I don't see how this is related. I'm talking about the other end of your
bond. Like for example the 802.3ad capable switch you're bonding to.

> >b) a device having macvlans and being a bond slave
> > -> Fully incompatible. Same as above, packets to the macvlan will end
> >    up on other bond member devices.
> >
> >c) bridge + macvlan
> > -> Mostly useless. Add veth/tap devices to your bridge... as a bonus
> >    you get a proper MAC table.
> >
> >This at least needs bonding support removed since bonding is essentially
> >incompatible with anything else w/ the same reasoning as above. Bonds
> >are as low-level as Pause frames. Never ever touch individual bond
> >slaves.
> >
> >What does make sense is a device being member of multiple bridges, with
> >ebtables as solicitor for which bridge gets the packet. But that's not
> >possible with your patch...
> >+       if (netdev_rx_handler_get_by_prio(dev, prio))
> >                return -EBUSY;
> >
> >I think your idea is good, but it needs WAY more proper consideration.
> 
> This patch doen't introduce anything new which wasn't possible before
> rx_handler times. Anyway removing bond from using rx_handler as you
> suggested pushes us back.

I would actually consider this a regression, if the clashing rx_handler
is the only thing that gets bonding an 'exclusive' hold of the device.

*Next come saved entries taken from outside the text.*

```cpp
int launch_brick_query(pccm_ctx *ctx, const QueryJobs &jobs, const GridGeom &g, bool self)
{
    BrickParams bp;
    static const int bx_env = [] { const char *e = PCCM_DIAG_ENV("PCCM_BRICK_BX"); return e ? atoi(e) : 0; }();
    const int bx_max = bx_env > 0 ? bx_env : 48;
    const int nbx = (g.dim[0] + bx_max - 1) / bx_max;
    bp.bx = (g.dim[0] + nbx - 1) / nbx;
    if (bp.bx > kBXMax) bp.bx = kBXMax;
    bp.nbx = (g.dim[0] + bp.bx - 1) / bp.bx;
    bp.nby = bp.nbz = 0;
    bp.per_job = 0;
    bp.total = 0;
    bp.cap = 0;
    bp.stamps = nullptr;
    for (int a = 0; a < 3; ++a) {
        const double top = g.org[a] + (double)g.dim[a] * g.h[a];
        const double M = fmax(fabs(g.org[a]), fabs(top)) + 2.0 * g.h[a];
        const double slack = g.slack[a] + 8.0 * M * 0x1.0p-24;
        bp.h32[a] = (float)g.h[a];
        if (a == 0) {
            bp.org32x = (float)g.org[0];
            bp.invh32x = (float)g.inv_h[0];
        }
        bp.face_lo[a] = (float)(g.org[a] - g.h[a] + slack);
        bp.face_hi[a] = (float)(g.org[a] + 2.0 * g.h[a] - slack);
    }
    const Grid &gr = ctx->grid;
    const int64_t nmax = gr.n[0] > gr.n[1] ? gr.n[0] : gr.n[1];
    const double density = gr.ncells > 0 ? (double)nmax / (double)gr.ncells : 1.5;
    int64_t nqmax = 0;
    for (int k = 0; k < jobs.njobs; ++k) nqmax = jobs.j[k].nq > nqmax ? jobs.j[k].nq : nqmax;
    const double density_q = gr.ncells > 0 ? (double)nqmax / (double)gr.ncells : 1.5;
    BrickShape sh = brick_shape();
    static const bool shape_forced = getenv("PCCM_BRICK") != nullptr;
    if (!shape_forced && density_q <= 0.55 * density) sh = {4, 4, 0};
    if (sh.by == 2 && sh.bz == 2) launch_shape<2, 2>(ctx, jobs, g, self, bp, density, density_q, sh.nt);
    else if (sh.by == 4 && sh.bz == 4) launch_shape<4, 4>(ctx, jobs, g, self, bp, density, density_q, sh.nt);
    else launch_shape<4, 2>(ctx, jobs, g, self, bp, density, density_q, sh.nt);
    PCCM_HIP(hipGetLastError());
    return PCCM_OK;
}

}
```

Before: 11160.

## Pad brick LDS runs so each window scan does fixed unrolled trips

Pads every staged run in LDS by a fixed number of far-away sentinel pairs so each 3x3 neighbour window can run a fixed count of fully unrolled, software-pipelined trips. LDS reads for the next trip are issued while the current distance math runs. Windows longer than the fixed trips are finished in a tail loop driven by a bitmask. The cost is extra LDS footprint and wasted distance work on the padding sentinels, and padding is skipped when the brick would exceed the cap.

Measured after the change: 10890. -2.4%, worse.

```diff
diff --git a/open_pcc_metric_amd/csrc/pccm_brick.h b/open_pcc_metric_amd/csrc/pccm_brick.h
--- a/open_pcc_metric_amd/csrc/pccm_brick.h
+++ b/open_pcc_metric_amd/csrc/pccm_brick.h
@@ -9,6 +9,10 @@
 constexpr float kBigF = 3.0e38f;
 constexpr int kExtra = 21;
 constexpr float kFar = 1.0e18f;
+#ifndef PCCM_BRICK_EVEN_TRIPS
+#define PCCM_BRICK_EVEN_TRIPS 3
+#endif
+constexpr int kEvenTrips = PCCM_BRICK_EVEN_TRIPS;
 
 struct BrickParams {
     int bx;
@@ -16,6 +20,7 @@
     int64_t per_job;
     uint32_t total;
     int cap;
+    int even;
     unsigned long long *stamps;
     float h32[3], face_lo[3], face_hi[3];
     float org32x, invh32x;
diff --git a/open_pcc_metric_amd/csrc/pccm_brick.hip b/open_pcc_metric_amd/csrc/pccm_brick.hip
--- a/open_pcc_metric_amd/csrc/pccm_brick.hip
+++ b/open_pcc_metric_amd/csrc/pccm_brick.hip
@@ -35,6 +35,31 @@
         const float nan = __int_as_float(0x7fc00000);
         store_result_rec(J.out, __float_as_int(q.w), nan, nan, nan, -1);
     }
+}
+
+template <bool SELF, int PL, int OFF, bool FIRST>
+__device__ __forceinline__ void scan_issue(v2f &px, v2f &py, v2f &pz, v2f &pr, const uint32_t a)
+{
+    static_assert(12 * PL + OFF < 65536, "plane offsets are 16-bit immediates");
+    if constexpr (SELF && FIRST)
+        asm volatile("ds_read_b64 %0, %4 offset:%5\n\tds_read_b64 %1, %4 offset:%6\n\tds_read_b64 %2, %4 offset:%7\n\tds_read_b64 %3, %4 offset:%8"
+                     : "=v"(px), "=v"(py), "=v"(pz), "=v"(pr) : "v"(a), "n"(OFF), "n"(4 * PL + OFF), "n"(8 * PL + OFF), "n"(12 * PL + OFF) : "memory");
+    else if constexpr (SELF)
+        asm volatile("ds_read_b64 %0, %4 offset:%5\n\tds_read_b64 %1, %4 offset:%6\n\tds_read_b64 %2, %4 offset:%7\n\tds_read_b64 %3, %4 offset:%8"
+                     : "+v"(px), "+v"(py), "+v"(pz), "+v"(pr) : "v"(a), "n"(OFF), "n"(4 * PL + OFF), "n"(8 * PL + OFF), "n"(12 * PL + OFF) : "memory");
+    else if constexpr (FIRST)
+        asm volatile("ds_read_b64 %0, %3 offset:%4\n\tds_read_b64 %1, %3 offset:%5\n\tds_read_b64 %2, %3 offset:%6"
+                     : "=v"(px), "=v"(py), "=v"(pz) : "v"(a), "n"(OFF), "n"(4 * PL + OFF), "n"(8 * PL + OFF) : "memory");
+    else
+        asm volatile("ds_read_b64 %0, %3 offset:%4\n\tds_read_b64 %1, %3 offset:%5\n\tds_read_b64 %2, %3 offset:%6"
+                     : "+v"(px), "+v"(py), "+v"(pz) : "v"(a), "n"(OFF), "n"(4 * PL + OFF), "n"(8 * PL + OFF) : "memory");
+}
+
+template <bool SELF>
+__device__ __forceinline__ void scan_wait(v2f &px, v2f &py, v2f &pz, v2f &pr)
+{
+    if constexpr (SELF) asm volatile("s_waitcnt lgkmcnt(0)" : "+v"(px), "+v"(py), "+v"(pz), "+v"(pr) : : "memory");
+    else asm volatile("s_waitcnt lgkmcnt(0)" : "+v"(px), "+v"(py), "+v"(pz) : : "memory");
 }
 
 template <bool SELF, int BY, int BZ, bool STAMP, int ABL, bool N32, int PL>
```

> The rationale of this patch is to have all in one place, clean
> architecture. The rest of problems, like what can be
> used with what in one time etc can be easily sorted out by follow-up
> patches.

Yes, I see what you're trying to do. But if your patch goes back to
allowing broken combinations, I think we need to have those follow-up
patches right here with this patch.

> And to your idea about multi-bridge support, br co needs to be
> adjusted as well. And in relation with PRIO, my idea (inspired from RFC
> of this patch comments) is to allow users to change priorities
> dynamically from userspace. Also then it could be a range of prios for
> bridge for example.

Hoping I can convey my point,


-David


P.S.: Could you please provide some sample usage cases for this feature?
--
To unsubscribe from this list: send the line "unsubscribe netdev" in
the body of a message to majordomo@vger.kernel.org
More majordomo info at  http://vger.kernel.org/majordomo-info.html
Jiri Pirko July 12, 2011, 3:01 p.m. UTC | #4
Tue, Jul 12, 2011 at 04:29:38PM CEST, equinox@diac24.net wrote:
>On Tue, Jul 12, 2011 at 03:20:08PM +0200, Jiri Pirko wrote:
>> Tue, Jul 12, 2011 at 01:54:22PM CEST, equinox@diac24.net wrote:
>> >On Tue, Jul 12, 2011 at 01:06:01PM +0200, Jiri Pirko wrote:
>> >> For some net topos it is necessary to have multiple "soft-net-devices"
>> >> hooked on one netdev. For example very common is to have
>> >> eth<->(br+vlan). Vlan is not using rh_handler (yet) but it might be useful
>> >> for other setups.
>> >
>> >I disagree strongly, especially with the use cases you're enabling in
>> >this patch.
>> >
>> >> +	res = netdev_rx_handler_register(slave_dev, &new_slave->rx_handler,
>> >> +					 bond_handle_frame,
>> >> +					 RX_HANDLER_PRIO_BOND);
>> >
>> >> +	err = netdev_rx_handler_register(dev, &port->rx_handler,
>> >> +					 macvlan_handle_frame,
>> >> +					 RX_HANDLER_PRIO_MACVLAN);
>> >
>> >> +	err = netdev_rx_handler_register(dev, &p->rx_handler, br_handle_frame,
>> >> +					 RX_HANDLER_PRIO_BRIDGE);
>> >
>> >> +enum rx_handler_prio {
>> >> +	RX_HANDLER_PRIO_BRIDGE,
>> >> +	RX_HANDLER_PRIO_BOND,
>> >> +	RX_HANDLER_PRIO_MACVLAN,
>> >> +};
>> >
>> >These are all incompatible with each other to a varying degree and/or
>> >don't make much sense. Let's look at them:
>> >
>> >a) a device simultaneously being a bridge member and a bond slave
>> > -> Fully incompatible. Your bonding peer switch will start sending
>> >    the bridge's packets on other bond member devices.
>> 
>> Not possible. See netdev_set_master(). Anyway, before rx_handler was
>> introduced, this was possible and no one cared.
>
>I don't see how this is related. I'm talking about the other end of your
>bond. Like for example the 802.3ad capable switch you're bonding to.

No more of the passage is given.